=== Begin Enclosure ===

template <>
struct Dft<GlF> {
    template <bool INV>
    static __device__ __forceinline__ void dft16(u64 (&x)[16]) { gbk::dft16<INV>(x); }
    template <bool INV, int K>
    static __device__ __forceinline__ void dft_small(u64 (&x)[16]) { gbk::dft_small<INV, K>(x); }
    template <bool INV, int H, int O>
    static __device__ __forceinline__ void layer64(u64* x) { gbk::layer64<INV, H, O>(x); }
};

__global__ __launch_bounds__(THREADS) void k_gl_lde_pb16(u64* __restrict__ lde, const u64* __restrict__ tw4096) {
    __shared__ u64 sh[16 * 272];
    __shared__ u64 tw2[256];
    u64* p = lde + ((size_t)blockIdx.x << 12);
    const u32 tid = threadIdx.x;
    tw2[tid] = tw4096[((brev4(tid >> 4) * (tid & 15)) & 255) * 16];
    u64 x[16];
#pragma unroll
    for (u32 d = 0; d < 16; d++) x[d] = p[d * 256 + tid];
    u64 tw[16];
#pragma unroll
    for (u32 s = 1; s < 16; s++) tw[s] = tw4096[4096 + s * 256 + tid];
    dft16<false>(x);
#pragma unroll
    for (u32 s = 0; s < 16; s++) sh[s * 272 + tid] = s ? gl::mul_mont(x[s], tw[s]) : x[s];
    __syncthreads();
    const u32 hi4 = tid >> 4, lo4 = tid & 15;
#pragma unroll
    for (u32 d = 0; d < 16; d++) x[d] = sh[hi4 * 272 + d * 16 + lo4];
    dft16<false>(x);
    __syncthreads();
#pragma unroll
    for (u32 s = 0; s < 16; s++)
        sh[hi4 * 272 + lo4 * 17 + s] = s ? gl::mul_mont(x[s], tw2[s * 16 + lo4]) : x[s];
    __syncthreads();
#pragma unroll
    for (u32 d = 0; d < 16; d++) x[d] = sh[hi4 * 272 + d * 17 + lo4];
    dft16<false>(x);
    __syncthreads();
#pragma unroll
    for (u32 s = 0; s < 16; s++) sh[tid * 17 + s] = x[s];
    __syncthreads();
#pragma unroll
    for (u32 it = 0; it < 16; it++) {
        const u32 q = it * 256 + tid;
        p[q] = sh[(q >> 4) * 17 + (q & 15)];
    }
}

__global__ __launch_bounds__(THREADS, 3) void k_gl_lde_pa16x2(const u64* __restrict__ coeffs, u64* __restrict__ lde, u32 L, u32 rate_bits,
                                                           const u64* __restrict__ tw4096, const u64* __restrict__ tw_hi,
                                                           const u64* __restrict__ tw_lo, const u64* __restrict__ pow_lo,
                                                           const u64* __restrict__ pow_hi) {
    __shared__ u64 sh[16 * 272];
    __shared__ u64 tw256[256];
    const size_t col = blockIdx.x >> 8;
    const u32 tg = blockIdx.x & 255;
    const u32 tid = threadIdx.x, hi4 = tid >> 4, j = tid & 15;
    const u32 l = (tg << 4) + j;
    const size_t n = (size_t)1 << L;
    const u64* cin = coeffs + col * n + l;
    tw256[tid] = tw4096[tid * 16];
    u64 orig[16];
#pragma unroll
    for (u32 a1 = 0; a1 < 16; a1++) orig[a1] = cin[(size_t)(a1 * 16 + hi4) << 12];
    __syncthreads();
    const u64 ratio = tw_split16<GlF>(tw_hi, tw_lo, 16 * l);
    const u64 f0 = tw_split16<GlF>(tw_hi, tw_lo, brev4(hi4) * l);
    for (u32 c = 0; c < (1u << rate_bits); c++) {
        const u64* ph = pow_hi + (size_t)c * 256 + hi4;
        u64 x[16];
#pragma unroll
        for (u32 a1 = 0; a1 < 16; a1++) x[a1] = ph[a1 * 16];
        const u64 sl = pow_lo[(size_t)c * 4096 + l];
#pragma unroll
        for (u32 a1 = 0; a1 < 16; a1++) x[a1] = gl::mul_mont<true>(orig[a1], x[a1]);
        dft16<false>(x);
#pragma unroll
        for (u32 s = 0; s < 16; s++) sh[s * 272 + tid] = s ? gl::mul_mont<true>(x[s], tw256[(brev4(s) * hi4) & 255]) : x[s];
        __syncthreads();
#pragma unroll
        for (u32 a0 = 0; a0 < 16; a0++) x[a0] = sh[hi4 * 272 + a0 * 16 + j];
        dft16<false>(x);
        u64* out = lde + (col << (L + rate_bits)) + (size_t)c * n + l;
        u64 f = gl::mul_mont_lazy<true>(sl, f0);
#pragma unroll
        for (u32 k = 0; k < 16; k++) {
            out[(size_t)(hi4 * 16 + brev4(k)) << 12] = gl::mul_mont<true>(x[brev4(k)], f);
            if (k < 15) f = gl::mul_mont_lazy<true>(f, ratio);
        }
        __syncthreads();
    }
}
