# VisualComputingInstitute/RovinaSemanticSegmentation

Hardware: AMD Instinct MI355X
Metric: Mpix/s RF+5-iter DenseCRF @640x480 RGB-D (higher is better)
Workload: dtype f32; 1 GPU; BASELINE configs[2]: batch of 64 synthetic 640x480 RGB-D key frames per GPU (10 % invalid-depth holes: yes; 2 input sets in rotation), 4-tree forest (2^14 leaves/tree, D=366, C=9), RF + 5-iter DenseCRF (d=6, Potts w=10), marginals + labels written to HBM; label_gather=none

## Files before the change

### rovinasemanticsegmentation_amd/csrc/kernels_lattice.hip

```cpp
#include <string.h>

#include <rocprim/rocprim.hpp>

#include "device_math.h"
#include "rvseg_crf.h"

namespace rvseg {

constexpr int ST_EMPTY = -1, ST_LOCKED = -2, ST_FILLED = 0;

struct Key8 {
    union {
        short k[8];
        unsigned w[4];
        unsigned long long q[2];
    };
};

__device__ __forceinline__ unsigned hash_key(const Key8& key) {
    unsigned h = 0x9E3779B9u;
#pragma unroll
    for (int i = 0; i < 4; i++) {
        h ^= key.w[i];
        h *= 0x85EBCA6Bu;
// ... 249 lines not shown
    }
    RV_LAUNCHED("lattice_points_kernel");
}

struct SlotFilled {
    __device__ __forceinline__ int operator()(int st) const { return st == ST_FILLED ? 1 : 0; }
};

__global__ void __launch_bounds__(256)
lattice_compact_kernel(LatticeDev L) {
    const unsigned slot = blockIdx.x * blockDim.x + threadIdx.x;
    if (slot >= L.cap_total) return;
    const bool filled = L.state[slot] == ST_FILLED;
    const int id = L.slot_to_id[slot];
    if (filled && (unsigned)id < (unsigned)L.m_bound) {
        L.vkeys[2 * (size_t)id] = L.tkeys[2 * (size_t)slot];
        L.vkeys[2 * (size_t)id + 1] = L.tkeys[2 * (size_t)slot + 1];
    }
    const unsigned cap_f = L.cap_f_mask + 1;
    if ((slot & L.cap_f_mask) == 0) L.fstart[slot >> L.cap_f_log2] = id;
    if (slot == L.cap_total - 1) {
        const int M = id + (filled ? 1 : 0);
        L.counters[0] = M;
        L.fstart[L.n_frames] = M;
        if (M > L.m_bound) L.counters[1] = 1;
    }
    if ((slot & L.cap_f_mask) == L.cap_f_mask) {
        const int first = L.slot_to_id[slot - L.cap_f_mask];
        const int Mf = id + (filled ? 1 : 0) - first;
        if ((unsigned)Mf > cap_f / 2) L.counters[1] = 1;
    }
}

__global__ void __launch_bounds__(256)
lattice_remap_kernel(LatticeDev L, unsigned* __restrict__ sort_keys, unsigned* __restrict__ sort_vals, long long n_entries) {
    const long long e = (long long)blockIdx.x * blockDim.x + threadIdx.x;
    if (e >= n_entries) return;
    int id = L.slot_to_id[L.offsets[e]];
    id = id < L.m_bound ? id : L.m_bound - 1;
    L.offsets[e] = id;
    sort_keys[e] = (unsigned)id;
    sort_vals[e] = (unsigned)e;
}
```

=== End Enclosure ===

What you are asked to do: Read through the entries above, and wherever a line holds the string "fstart", copy it.

Task solution:
    if ((slot & L.cap_f_mask) == 0) L.fstart[slot >> L.cap_f_log2] = id;
        L.fstart[L.n_frames] = M;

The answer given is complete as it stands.